Apple cider vinegar can also be used to descale your coffee maker or hot water kettle. You can run a brew cycle through using diluted vinegar, which can help to break down mineral build-up, oils, or mold. After the vinegar flush, run through a few cycles using water to remove any lingering vinegar scent or flavor. You can also use ACV to clean mildew from a Brita filter pitcher. While these methods are considered harmless for most devices, check the manufacturer's instructions for your particular models beforehand to avoid causing damage.
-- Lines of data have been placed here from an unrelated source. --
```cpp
int glu_conv_ring_entry(int B, int Tc, int D, int K) {
    const int M = B * Tc, N = 2 * D;
    if (Tc < 2 || 32 % Tc != 0 || D % 64 != 0 || (K != 31 && K != 15 && K != 7)) return -1;
    int e = small_ring_entry(M, N, D);
    if (e < 0) e = 8;
    const RingCfg& r = kRing[e];
    if ((long long)(r.BM / Tc) * (r.BN / 2) * (K >> 1) > 8ll * (r.BM / 32) * (r.BN / 32) * r.KS * 64) return -1;
    return e;
}

}
```

k2transducerasr_amd/csrc/kernels.h:

```cpp
#pragma once
#include "ctc_prefix_layout.h"
#include "common.h"

namespace k2hip {

#ifdef K2HIP_DEV
#define K2HIP_DEV_SWITCH(name, def) int name = def
#else
#define K2HIP_DEV_SWITCH(name, def) static constexpr int name = def
#endif
struct Tunables {
    int no_glu_epilogue = 0;
    int attn_long = 0;
    int no_fused_av = 0;
    int fused_vproj_min_t = 4;
    int no_fused_vproj = 0;
    int no_fused_conv = 0;
    int conformer_gemm_scores = 0;
    int dw7_tiled = 0;
    int dw1d_tt = 0;
    int lstm_seq = 0;
    int greedy_one_part = 0;
    int greedy_parts = 0;
    int beam_launches = 0;
// ... 63 lines not shown
    const float* W = nullptr;
    const float* bias = nullptr;
    const float* res = nullptr;
    float* C = nullptr;
    int M = 0, N = 0, K = 0;
    int lda = 0, ldw = 0, ldc = 0, ldr = 0;
    int act = ACT_NONE;
    int xcd_panels = 0;
    int act_cols = 0;
    int w_kn = 0;
    int nb0 = 1, nb1 = 1;
    const int* skip_if_zero = nullptr;
    long long sA0 = 0, sA1 = 0, sW0 = 0, sW1 = 0, sC0 = 0, sC1 = 0, sR0 = 0, sR1 = 0;
    long long sBias0 = 0;
    int cv_Fout = 0, cv_Tout = 0, cv_Tin = 0, cv_Fin = 0, cv_C = 0, cv_st = 1, cv_sf = 1;
    int seg_len = 0, seg_stride = 0;
    int res_div = 1;
    int act_after_res = 0;
    int glu = 0;
    int glu_cols = 0;
    const float* mul = nullptr;
    int ldm = 0;
    long long sM0 = 0, sM1 = 0;
    const float* byp_orig = nullptr;
    const float* byp_scale = nullptr;
    int ld_orig = 0;
    float* cf_pool = nullptr;
    long long cf_stride = 0, cf_off = 0;
    const int* cf_slots = nullptr;
    const float *cf_wc = nullptr, *cf_bc = nullptr, *cf_ww = nullptr, *cf_bw = nullptr, *cf_sc = nullptr;
    int cf_Tc = 0, cf_K = 0;
    unsigned long long* dbg = nullptr;
    int ablate = 0;
};
void gemm(const Ctx& ctx, const GemmArgs& a);
bool gemm_glu_causal_conv(const Ctx& ctx, const float* x, const float* wg, const float* bg, float* pool, long long slot_stride, long long off,
                          const int* slots, const float* wc, const float* bc, const float* ww, const float* bw, const float* sc, float* y, int B,
                          int Tc, int D, int K);

#define K2_PIPE_TABLE(X)                                                                                                       \
    X(0, 128, 64, 64, 32, 3) X(1, 128, 64, 32, 32, 3) X(2, 128, 128, 64, 64, 3) X(3, 128, 128, 64, 32, 3) X(4, 128, 64, 64, 32, 4)  \
    X(5, 64, 64, 32, 32, 3) X(6, 128, 128, 64, 64, 4) X(7, 64, 128, 32, 64, 3) X(8, 128, 128, 32, 32, 3) X(9, 128, 64, 32, 32, 4) \
    X(10, 64, 64, 64, 32, 3) X(11, 64, 64, 32, 64, 3) X(12, 256, 64, 64, 32, 3) X(13, 128, 32, 32, 32, 3) X(14, 128, 32, 64, 32, 3)
#define K2_P16_TABLE(X) X(0, 64, 96, 32, 48, 3) X(1, 128, 96, 64, 48, 3) X(2, 64, 192, 32, 96, 3) X(3, 32, 96, 16, 48, 3)
#define K2_RING_TABLE(X)                                                                                        \
    X(0, 128, 64, 1, 2, 0, 0) X(1, 128, 64, 1, 3, 0, 0) X(2, 128, 64, 1, 2, 0, 1) X(3, 128, 64, 1, 3, 0, 1) X(4, 128, 64, 1, 4, 0, 1)   \
    X(5, 64, 64, 1, 3, 0, 0) X(6, 64, 64, 1, 3, 0, 1) X(7, 64, 64, 1, 4, 0, 1) X(8, 64, 64, 2, 3, 0, 0) X(9, 64, 64, 2, 3, 0, 1)      \
    X(10, 64, 64, 4, 2, 0, 0) X(11, 64, 64, 4, 2, 0, 1) X(12, 32, 64, 2, 3, 0, 0) X(13, 32, 64, 4, 3, 0, 0) X(14, 32, 64, 4, 3, 0, 1)  \
    X(15, 32, 32, 4, 3, 0, 0) X(16, 32, 32, 4, 4, 0, 1) X(17, 64, 32, 4, 3, 0, 0) X(18, 128, 128, 1, 2, 0, 0) X(19, 128, 128, 1, 2, 0, 1) \
    X(20, 64, 128, 1, 3, 0, 0) X(21, 64, 128, 1, 3, 0, 1) X(22, 64, 96, 1, 3, 0, 0) X(23, 64, 96, 1, 3, 0, 1) X(24, 128, 96, 1, 2, 0, 1) \
    X(25, 128, 64, 1, 3, 2, 0) X(26, 128, 64, 1, 3, 2, 1) X(27, 128, 64, 2, 2, 0, 1) X(28, 64, 96, 2, 3, 0, 0) X(29, 64, 96, 2, 2, 0, 0) \
    X(30, 64, 96, 2, 2, 0, 1) X(31, 128, 96, 1, 3, 0, 0) X(32, 128, 96, 1, 3, 0, 1)
struct RingCfg { int BM, BN, KS, NST, LW, PF; };
#define X(i, bm, bn, ks, nst, lw, pf) {bm, bn, ks, nst, lw, pf},
constexpr RingCfg kRing[] = {K2_RING_TABLE(X)};
#undef X
#define K2_DMA_TABLE(X)                                                                                                          \
    X(0, 128, 128, 64, 32, 3) X(5, 128, 64, 32, 32, 2) X(8, 128, 64, 32, 32, 4) X(9, 64, 64, 32, 32, 2) X(10, 64, 64, 32, 32, 3) \
    X(11, 64, 96, 32, 32, 2) X(20, 32, 32, 32, 32, 4) X(21, 32, 64, 32, 32, 4)
#define K2_REG_TABLE(X)                                                                                                           \
    X(0, 128, 128, 64, 32, 32) X(1, 128, 128, 64, 32, 64) X(2, 64, 64, 32, 32, 32) X(3, 64, 64, 32, 32, 64) X(4, 128, 64, 32, 32, 64) \
    X(5, 128, 64, 32, 32, 32) X(12, 128, 32, 32, 32, 32)
enum GemmMode { MODE_PLAIN = 0, MODE_CONV = 1, MODE_WKN = 2 };

enum class GemmFamily { REG, DMA, PIPE, P16, RING, SKINNY3, SKINNY6, SKINNY6_8 };
struct GemmPlan {
    GemmFamily family = GemmFamily::REG;
    int idx = 0;
    int mode = MODE_PLAIN;
    int ablate = 0;
    int BM = 0, BN = 0, waves = 0;
};
struct GemmForce {
    enum Kind { AUTO, CFG, RING, PIPE, P16 } kind = AUTO;
    int idx = -1;
    int ablate = 0;
    bool dma = true;
};
GemmForce decode_gemm_force(int code);
GemmPlan plan_gemm(const GemmArgs& a, const GemmForce& f);
int gemm_kind(const GemmArgs& a, const GemmPlan& p);
int glu_conv_ring_entry(int B, int Tc, int D, int K);
void debug_force_gemm_cfg(int code);
GemmForce gemm_force();
struct GemmForceGuard {
    explicit GemmForceGuard(int code) { debug_force_gemm_cfg(code); }
    ~GemmForceGuard() { debug_force_gemm_cfg(-1); }
    GemmForceGuard(const GemmForceGuard&) = delete;
    GemmForceGuard& operator=(const GemmForceGuard&) = delete;
};
void linear(const Ctx& ctx, const float* A, int lda, const float* W, const float* bias, float* C, int ldc, int M, int K,
            int N, int act = ACT_NONE, const float* res = nullptr, int ldr = 0);

struct RingRef {
    float* pool = nullptr;
    long long slot_stride = 0;
    long long off = 0;
    const int* slots = nullptr;
    const int* chunks = nullptr;
};

void attn_scores_softmax(const Ctx& ctx, const float* qkp, int ld, const float* pp, float* aw, int B, int T, int Tp, int H, int qh = 32,
                         int koff0 = -1, int poff0 = -1);

bool attn_av_out(const Ctx& ctx, const float* aw, const float* v, const float* wout, const float* bias, float* x, int B, int T, int KL, int Tp,
                 int H, int vh, int D);
bool attn_av_out_ring(const Ctx& ctx, const float* aw, const RingRef& vals, const float* newrows, const float* wout, const float* bias, float* x,
                      int B, int T, int KL, int Tp, int H, int vh, int D);
void attn_proj_av_out_ring(const Ctx& ctx, const float* aw, const RingRef& vals, const float* xin, const float* win, const float* bin,
                           const float* wout, const float* bias, float* xout, int B, int T, int KL, int Tp, int H, int vh, int D);

void nonlin_av_out_ring(const Ctx& ctx, const float* aw, const RingRef& cache, const float* hid, int ldh, const float* wout, const float* bias,
                        float* x, int B, int T, int KL, int Tp, int Hc, int D);

void pad_logfloor(const Ctx& ctx, const float* packed, const long long* d_off, const long long* d_len, float* out, int B,
// ... 437 lines not shown
```

Before: 23890.

## Fuse offline conv-module GLU GEMM with depthwise conv and SwooshR epilogue

For the offline (non-streaming) Zipformer conv module, the pipe MFMA GEMM gains a templated epilogue. It applies bias and GLU, stages the gated rows of a whole stream in LDS with zero padding, runs the depthwise 1D conv (K=15 or 31) and SwooshR, then writes the final output. This removes the intermediate hidden tensor's global write and read and a separate conv kernel launch. It only applies when a whole stream fits in one row tile (T <= BM), and the planner rejects cases where one-tile-per-stream would add waves. Otherwise it falls back to the old path.

New measurement: 24170, median of 6. 1.2% higher.

```diff
diff --git a/include/k2hip_debug.h b/include/k2hip_debug.h
--- a/include/k2hip_debug.h
+++ b/include/k2hip_debug.h
@@ -22,6 +22,7 @@
 
 int32_t k2hip_debug_gemm_run(k2hip_model_t* model, const float* A, const float* W, const float* bias, const float* res, float* C,
                              int32_t M, int32_t N, int32_t K, int32_t act, int32_t glu, int32_t glu_cols, int32_t cfg);
+int32_t k2hip_debug_conv_fused_plan(int32_t B, int32_t T, int32_t D, int32_t K, int32_t streaming, int32_t* entry);
 int32_t k2hip_debug_op_run(k2hip_model_t* model, const char* op, const int64_t* iargs, int32_t n_iargs, void* const* bufs,
                            const int64_t* buf_bytes, int32_t n_bufs, uint32_t out_mask);
 
diff --git a/k2transducerasr_amd/csrc/api.cpp b/k2transducerasr_amd/csrc/api.cpp
--- a/k2transducerasr_amd/csrc/api.cpp
+++ b/k2transducerasr_amd/csrc/api.cpp
@@ -2540,6 +2540,13 @@
         if (!tunables_set(env_name, value)) failf(K2HIP_ERR_INVALID, "unknown switch '%s'", env_name);
     });
 }
+int32_t k2hip_debug_conv_fused_plan(int32_t B, int32_t T, int32_t D, int32_t K, int32_t streaming, int32_t* entry) {
+    return guard([&] {
+        NEED(entry);
+        tunables_init_from_env();
+        *entry = glu_dwconv_pipe_entry(B, T, D, K, streaming != 0);
+    });
+}
 int32_t k2hip_debug_gemm(k2hip_model_t* model, int32_t M, int32_t N, int32_t K,
                                                                  int32_t act, int32_t with_res, int32_t cfg, int32_t iters, float* ms) {
     return guard([&] {
diff --git a/k2transducerasr_amd/csrc/engine.cpp b/k2transducerasr_amd/csrc/engine.cpp
--- a/k2transducerasr_amd/csrc/engine.cpp
+++ b/k2transducerasr_amd/csrc/engine.cpp
@@ -437,7 +437,9 @@
             }
         } else {
             const float *wd = wk("conv_module%d.depthwise_conv.weight#kd", k), *bd = wk("conv_module%d.depthwise_conv.bias", k);
-            if (M >= 256 && !tunables().no_glu_epilogue) {
+            const bool fused = gemm_glu_dwconv1d(c, src, wk("conv_module%d.in_proj.weight#glu", k), wk("conv_module%d.in_proj.bias#glu", k), wd, bd, tmp2, B, T, D, K);
+            if (fused) {
+            } else if (M >= 256 && !tunables().no_glu_epilogue) {
                 GemmArgs g;
                 g.A = src; g.lda = D; g.W = wk("conv_module%d.in_proj.weight#glu", k); g.ldw = D; g.bias = wk("conv_module%d.in_proj.bias#glu", k);
                 g.C = hid; g.ldc = D; g.M = M; g.N = 2 * D; g.K = D; g.glu = 1;
@@ -2285,6 +2287,47 @@
             const int entry = glu_conv_ring_entry(B, Tc, D, K);
             K2_HIP(copy_blocking(entry_out, &entry, sizeof entry, hipMemcpyHostToDevice));
             took = gemm_glu_causal_conv(c, x, wg, bg, pool, ss, off, slots, wc, bc, ww, bw, sc, y, B, Tc, D, K);
+        } else if (name == "gemm_glu_dwconv1d") {
+            const int wg_k = nbuf + 1, bg_k = nbuf + 2;
+            float *x = P(), *wg = P(), *bg = P(), *wd = P(), *bd = P(), *y = P();
+            const int B = I(), T = I(), D = I(), K = I();
+            int* entry_out = reinterpret_cast<int*>(P());
+            K2_REQUIRE(x && wg && bg && wd && bd && y && entry_out && buf_bytes[n_bufs - 1] >= 4, "debug_op_run gemm_glu_dwconv1d: six operands and an entry buffer of 1 int are needed");
+            K2_REQUIRE(B >= 1 && T >= 1 && D >= 16 && D % 16 == 0 && K >= 1, "debug_op_run gemm_glu_dwconv1d: B %d T %d D %d K %d", B, T, D, K);
+            const int M = B * T;
+            const int entry = glu_dwconv_pipe_entry(B, T, D, K, false);
+            K2_HIP(copy_blocking(entry_out, &entry, sizeof entry, hipMemcpyHostToDevice));
+            auto scratch = [&](size_t floats) {
+                char* p = nullptr;
+                K2_HIP(hipMalloc(&p, floats * sizeof(float)));
+                d.base.push_back(p);
+                return reinterpret_cast<float*>(p);
+            };
+            const bool fused = gemm_glu_dwconv1d(c, x, wg, bg, wd, bd, y, B, T, D, K);
+            if (fused) {
+            } else if (M >= 256 && !tunables().no_glu_epilogue) {
+                float* hid = scratch((size_t)M * D);
+                GemmArgs g;
+                g.A = x; g.lda = D; g.W = wg; g.ldw = D; g.bias = bg;
+                g.C = hid; g.ldc = D; g.M = M; g.N = 2 * D; g.K = D; g.glu = 1;
+                gemm(c, g);
+                dwconv1d_swoosh(c, hid, wd, bd, y, B, T, D, K);
+            } else {
+                const float *hw = static_cast<const float*>(bufs[wg_k]), *hb = static_cast<const float*>(bufs[bg_k]);
+                std::vector<float> vw((size_t)2 * D * D), vb((size_t)2 * D);
+                for (int ch = 0; ch < D; ch++) {
+                    const int rv = 32 * (ch / 16) + ch % 16, rg = rv + 16;
+                    memcpy(&vw[(size_t)ch * D], &hw[(size_t)rv * D], sizeof(float) * D);
+                    memcpy(&vw[(size_t)(D + ch) * D], &hw[(size_t)rg * D], sizeof(float) * D);
+                    vb[ch] = hb[rv];
+                    vb[D + ch] = hb[rg];
+                }
+                float *wp = scratch(vw.size()), *bp = scratch(vb.size()), *hid = scratch((size_t)M * 2 * D);
+                K2_HIP(copy_blocking(wp, vw.data(), vw.size() * sizeof(float), hipMemcpyHostToDevice));
+                K2_HIP(copy_blocking(bp, vb.data(), vb.size() * sizeof(float), hipMemcpyHostToDevice));
+                linear(c, x, D, wp, bp, hid, 2 * D, M, D, 2 * D);
+                glu_dwconv1d_swoosh(c, hid, wd, bd, y, B, T, D, K);
+            }
         } else if (name == "biasnorm") {
             float *x = P(), *bias = P(), *ls = P(), *y = P();
             const int M = I(), D = I();
diff --git a/k2transducerasr_amd/csrc/gemm.hip b/k2transducerasr_amd/csrc/gemm.hip
--- a/k2transducerasr_amd/csrc/gemm.hip
+++ b/k2transducerasr_amd/csrc/gemm.hip
@@ -527,7 +527,7 @@
 #undef K2_DMA_STAMP
 }
 
-template <int BM, int BN, int WM, int WN, int NST>
+template <int BM, int BN, int WM, int WN, int NST, int DWK = 0>
 __global__ __launch_bounds__(64 * (BM / WM) * (BN / WN)) void gemm_f32_mfma_pipe(GemmArgs g) {
     constexpr int BK = 32;
     constexpr int MT = WM / 32, NT = WN / 32;
@@ -552,7 +552,7 @@
     const float* __restrict__ R = g.res;
     int mb_, nb_;
     xcd_tile(mb_, nb_, g.xcd_panels == 1 ? 0 : g.M, g.N);
-    const int m0 = mb_ * BM, n0 = nb_ * BN;
+    const int m0 = DWK > 0 ? mb_ * g.dw_T : mb_ * BM, n0 = nb_ * BN;
     const int nk = g.K / BK;
 
     unsigned long long* stamp = g.dbg ? g.dbg + ((size_t)(blockIdx.x + blockIdx.y * gridDim.x) * NW + wave) * 64 : nullptr;
@@ -685,6 +685,15 @@
     float bias_pre[NT];
 #pragma unroll
     for (int j = 0; j < NT; j++) bias_pre[j] = g.bias ? g.bias[min(n0 + wc * WN + j * 32 + li, g.N - 1)] : 0.f;
+    constexpr int DW_CH = BN / 2, DW_TT = DWK > 0 ? BM * DW_CH / (64 * NW) : 1;
+    static_assert(DWK == 0 || (DW_TT == 8 && DWK % 2 == 1 && (BM + DWK - 1) * DW_CH <= NST * STAGE), "pipe: conv tail's tile form");
+    float dw_tap[DWK > 0 ? DWK : 1], dw_bias = 0.f;
+    if constexpr (DWK > 0) {
+        const float* wp = g.dw_w + (n0 >> 1) + (tid & (DW_CH - 1));
+        dw_bias = g.dw_b[(n0 >> 1) + (tid & (DW_CH - 1))];
+#pragma unroll
+        for (int q = 0; q < DWK; q++) dw_tap[q] = wp[(long long)q * (g.N >> 1)];
+    }
 
     int kt = 0;
     const int nsteady = nk - (NST - 1);
@@ -723,6 +732,56 @@
 #undef K2_PIPE_READ
 #undef K2_PIPE_DMA
 
+    if constexpr (DWK > 0) {
+        constexpr int HALF = DWK / 2, lgCH = DW_CH == 64 ? 6 : DW_CH == 32 ? 5 : 4;
+        static_assert(DW_CH == 1 << lgCH, "pipe: conv tail's channel count");
+        const int T = g.dw_T;
+        float* xs = smem;
+        __syncthreads();
+        for (int e = tid; e < 2 * HALF * DW_CH; e += 64 * NW) {
+            const int r = e >> lgCH;
+            xs[((r < HALF ? r : T + r) << lgCH) + (e & (DW_CH - 1))] = 0.f;
+        }
+#pragma unroll
+        for (int j = 0; j < NT; j++)
+#pragma unroll
+            for (int i = 0; i < MT; i++) {
+                const int ch = ((wc * WN + j * 32) >> 1) + (li & 15), lrow0 = wr * WM + i * 32 + 4 * lh;
+#pragma unroll
+                for (int r = 0; r < 16; r++) {
+                    const float v = acc[i][j][r] + bias_pre[j];
+                    const float other = __shfl_xor(v, 16, 64);
+                    const float gated = v * (1.0f / (1.0f + __expf(-other)));
+                    const int lrow = lrow0 + Rows32::off(r);
+                    if ((li & 16) == 0 && lrow < T) xs[((HALF + lrow) << lgCH) + ch] = gated;
+                }
+            }
+        __syncthreads();
+        const int ch = tid & (DW_CH - 1), t0 = (tid >> lgCH) * DW_TT;
+        if (t0 < T) {
+            float o[DW_TT];
+#pragma unroll
+            for (int i = 0; i < DW_TT; i++) o[i] = dw_bias;
+            const float* xp = xs + (t0 << lgCH) + ch;
+#pragma unroll
+            for (int r = 0; r < DW_TT + DWK - 1; r++) {
+                const float xv = xp[r << lgCH];
+#pragma unroll
+                for (int i = 0; i < DW_TT; i++)
+                    if (r - i >= 0 && r - i < DWK) o[i] = __builtin_fmaf(dw_tap[r - i], xv, o[i]);
+            }
+            float* yp = C + (long long)(m0 + t0) * g.ldc + (n0 >> 1) + ch;
+#pragma unroll
+            for (int i = 0; i < DW_TT; i++)
+                if (t0 + i < T) yp[(long long)i * g.ldc] = swoosh_r(o[i]);
+        }
+        K2_PIPE_STAMP()
+        if (stamp && lane == 0) {
+            stamp[62] = nstamp;
+            stamp[63] = __builtin_amdgcn_s_memrealtime();
+        }
+        return;
+    }
 #pragma unroll
     for (int j = 0; j < NT; j++)
 #pragma unroll
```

Use apple cider vinegar for spotless walls, floors, and surfaces

ACV also does a beautiful job cleaning kitchen surfaces, including walls, cupboards, counters, and floors, with a few caveats. Vinegar should not be used on porous materials, as it can cause damage to the finish and/or dissolve unsealed materials. Avoid using it on marble, granite, other natural stone, or grout. The same goes for floors. Vinegar is not meant for hardwoods, waxed woods, or stone tile, although it is okay for ceramic, vinyl, and laminate flooring. Remember to test first, finish by thoroughly wiping the vinegar away with water, then dry it off. Drying will help to prevent any damp mildew from forming on your surfaces, as well as dissipate the vinegar smell more quickly.

If you're sensitive to the vinegar's odor, you can add a few drops of scented oil to your cleaning solution to cut its pungency with a more pleasing aroma, such as lavender, orange, or lemon. Your kitchen will smell more like a fresh bouquet rather than a tasty salad. And if you're up for another DIY kitchen project, you can make your own apple cider vinegar as well.